template <int CM, bool FEATS>
struct LogmelSrc {
  float* smem;
  unsigned* ctrl;
  float* feats_out;
  int64_t clip_base, clip_step;
  int cw, lane, diag;
  __device__ __forceinline__ void init(int cw_, int lane_) {
    cw = cw_;
    lane = lane_;
    signal_set(ctrl, kCtrlLFree + cw, cw < NBF ? (unsigned)cw : 0xFFFFFFFFu, lane);
  }
  __device__ __forceinline__ bool ready(int64_t i) const {
    __atomic_signal_fence(__ATOMIC_SEQ_CST);
    const bool r = (diag & 2) ||
                   __builtin_amdgcn_readfirstlane(lds_load(ctrl + kCtrlLReady)) >= 8u * (unsigned)(i + 1);
    asm volatile("" ::: "memory");
    __atomic_signal_fence(__ATOMIC_SEQ_CST);
    return r;
  }
  __device__ __forceinline__ void wait(int64_t i) const {
    if (!(diag & 2)) spin_until<0>(ctrl, kCtrlLReady, 8u * (unsigned)(i + 1));
  }
  __device__ __forceinline__ void load(int64_t i, int slot) const {
    float* fo = FEATS ? feats_out + (clip_base + clip_step * i) * (13 * kNFramesB) : nullptr;
    dct_cmvn_clip<CM>(smem + (i & 1 ? kL1Off : kLOff), slot, smem + kF0Off,
                      reinterpret_cast<uint16_t*>(smem + kB0Off), reinterpret_cast<uint16_t*>(smem + kX0Off), fo,
                      lane);
    signal_set(ctrl, kCtrlLFree + cw, (unsigned)(i + NBF), lane);
  }
};

__device__ __forceinline__ void report_abort(const unsigned* ctrl, unsigned* err, int lane) {
  if (lane == 0 && err) {
    const unsigned ab = lds_load(ctrl + kCtrlAbort);
    if (ab) __hip_atomic_store(err, ab == 1u ? 1u : 3u, __ATOMIC_RELAXED, __HIP_MEMORY_SCOPE_SYSTEM);
  }
}

template <typename T, int CM, bool FEATS>
__global__ __launch_bounds__(kFusedBlock, 4) void wk_fused_kernel(const T* __restrict__ audio, int64_t batch,
                                                                 int64_t clip_stride, const float* __restrict__ wts,
                                                                 const uint16_t* __restrict__ wbf,
                                                                 float* __restrict__ logits,
                                                                 float* __restrict__ feats_out, unsigned* err,
                                                                 int diag) {
  __shared__ __attribute__((aligned(16))) float smem[kFusedLds];
#ifndef WK_DIAG
  diag = 0;
#endif
  const int tid = threadIdx.x;
  const int lane = tid & 63;
  const int wave = __builtin_amdgcn_readfirstlane(tid >> 6);
  fe_init_tables<true, true>(smem, tid, kFusedBlock);
  for (int i = tid; i < kFusedLds - kGOff; i += kFusedBlock) smem[kGOff + i] = 0.0f;
  __syncthreads();
  const int64_t n_mine = batch > (int64_t)blockIdx.x ? (batch - 1 - blockIdx.x) / gridDim.x + 1 : 0;
  if (wave < kFeWaves) __builtin_amdgcn_s_setprio(kPrioFe);
  if (wave < kFeWaves) {
    if (!(diag & 2)) fe_role<T, kFeWaves>(smem, audio, n_mine, clip_stride, feats_out, wave, lane, diag);
  } else {
    if (!(diag & 1)) {
      LogmelSrc<CM, FEATS> src = {smem, reinterpret_cast<unsigned*>(smem + kCtrlOff), feats_out, (int64_t)blockIdx.x,
                                  (int64_t)gridDim.x, 0, 0, diag};
      cnn_role<CM>(smem, wts, wbf, n_mine, (int64_t)blockIdx.x, (int64_t)gridDim.x, logits, wave - 8, lane, src);
    }
  }
  report_abort(reinterpret_cast<unsigned*>(smem + kCtrlOff), err, lane);
}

YOUR OBJECTIVE
Repeat the data precisely, line by line.

WRITTEN RESPONSE
template <int CM, bool FEATS>
struct LogmelSrc {
  float* smem;
  unsigned* ctrl;
  float* feats_out;
  int64_t clip_base, clip_step;
  int cw, lane, diag;
  __device__ __forceinline__ void init(int cw_, int lane_) {
    cw = cw_;
    lane = lane_;
    signal_set(ctrl, kCtrlLFree + cw, cw < NBF ? (unsigned)cw : 0xFFFFFFFFu, lane);
  }
  __device__ __forceinline__ bool ready(int64_t i) const {
    __atomic_signal_fence(__ATOMIC_SEQ_CST);
    const bool r = (diag & 2) ||
                   __builtin_amdgcn_readfirstlane(lds_load(ctrl + kCtrlLReady)) >= 8u * (unsigned)(i + 1);
    asm volatile("" ::: "memory");
    __atomic_signal_fence(__ATOMIC_SEQ_CST);
    return r;
  }
  __device__ __forceinline__ void wait(int64_t i) const {
    if (!(diag & 2)) spin_until<0>(ctrl, kCtrlLReady, 8u * (unsigned)(i + 1));
  }
  __device__ __forceinline__ void load(int64_t i, int slot) const {
    float* fo = FEATS ? feats_out + (clip_base + clip_step * i) * (13 * kNFramesB) : nullptr;
    dct_cmvn_clip<CM>(smem + (i & 1 ? kL1Off : kLOff), slot, smem + kF0Off,
                      reinterpret_cast<uint16_t*>(smem + kB0Off), reinterpret_cast<uint16_t*>(smem + kX0Off), fo,
                      lane);
    signal_set(ctrl, kCtrlLFree + cw, (unsigned)(i + NBF), lane);
  }
};

__device__ __forceinline__ void report_abort(const unsigned* ctrl, unsigned* err, int lane) {
  if (lane == 0 && err) {
    const unsigned ab = lds_load(ctrl + kCtrlAbort);
    if (ab) __hip_atomic_store(err, ab == 1u ? 1u : 3u, __ATOMIC_RELAXED, __HIP_MEMORY_SCOPE_SYSTEM);
  }
}

template <typename T, int CM, bool FEATS>
__global__ __launch_bounds__(kFusedBlock, 4) void wk_fused_kernel(const T* __restrict__ audio, int64_t batch,
                                                                 int64_t clip_stride, const float* __restrict__ wts,
                                                                 const uint16_t* __restrict__ wbf,
                                                                 float* __restrict__ logits,
                                                                 float* __restrict__ feats_out, unsigned* err,
                                                                 int diag) {
  __shared__ __attribute__((aligned(16))) float smem[kFusedLds];
#ifndef WK_DIAG
  diag = 0;
#endif
  const int tid = threadIdx.x;
  const int lane = tid & 63;
  const int wave = __builtin_amdgcn_readfirstlane(tid >> 6);
  fe_init_tables<true, true>(smem, tid, kFusedBlock);
  for (int i = tid; i < kFusedLds - kGOff; i += kFusedBlock) smem[kGOff + i] = 0.0f;
  __syncthreads();
  const int64_t n_mine = batch > (int64_t)blockIdx.x ? (batch - 1 - blockIdx.x) / gridDim.x + 1 : 0;
  if (wave < kFeWaves) __builtin_amdgcn_s_setprio(kPrioFe);
  if (wave < kFeWaves) {
    if (!(diag & 2)) fe_role<T, kFeWaves>(smem, audio, n_mine, clip_stride, feats_out, wave, lane, diag);
  } else {
    if (!(diag & 1)) {
      LogmelSrc<CM, FEATS> src = {smem, reinterpret_cast<unsigned*>(smem + kCtrlOff), feats_out, (int64_t)blockIdx.x,
                                  (int64_t)gridDim.x, 0, 0, diag};
      cnn_role<CM>(smem, wts, wbf, n_mine, (int64_t)blockIdx.x, (int64_t)gridDim.x, logits, wave - 8, lane, src);
    }
  }
  report_abort(reinterpret_cast<unsigned*>(smem + kCtrlOff), err, lane);
}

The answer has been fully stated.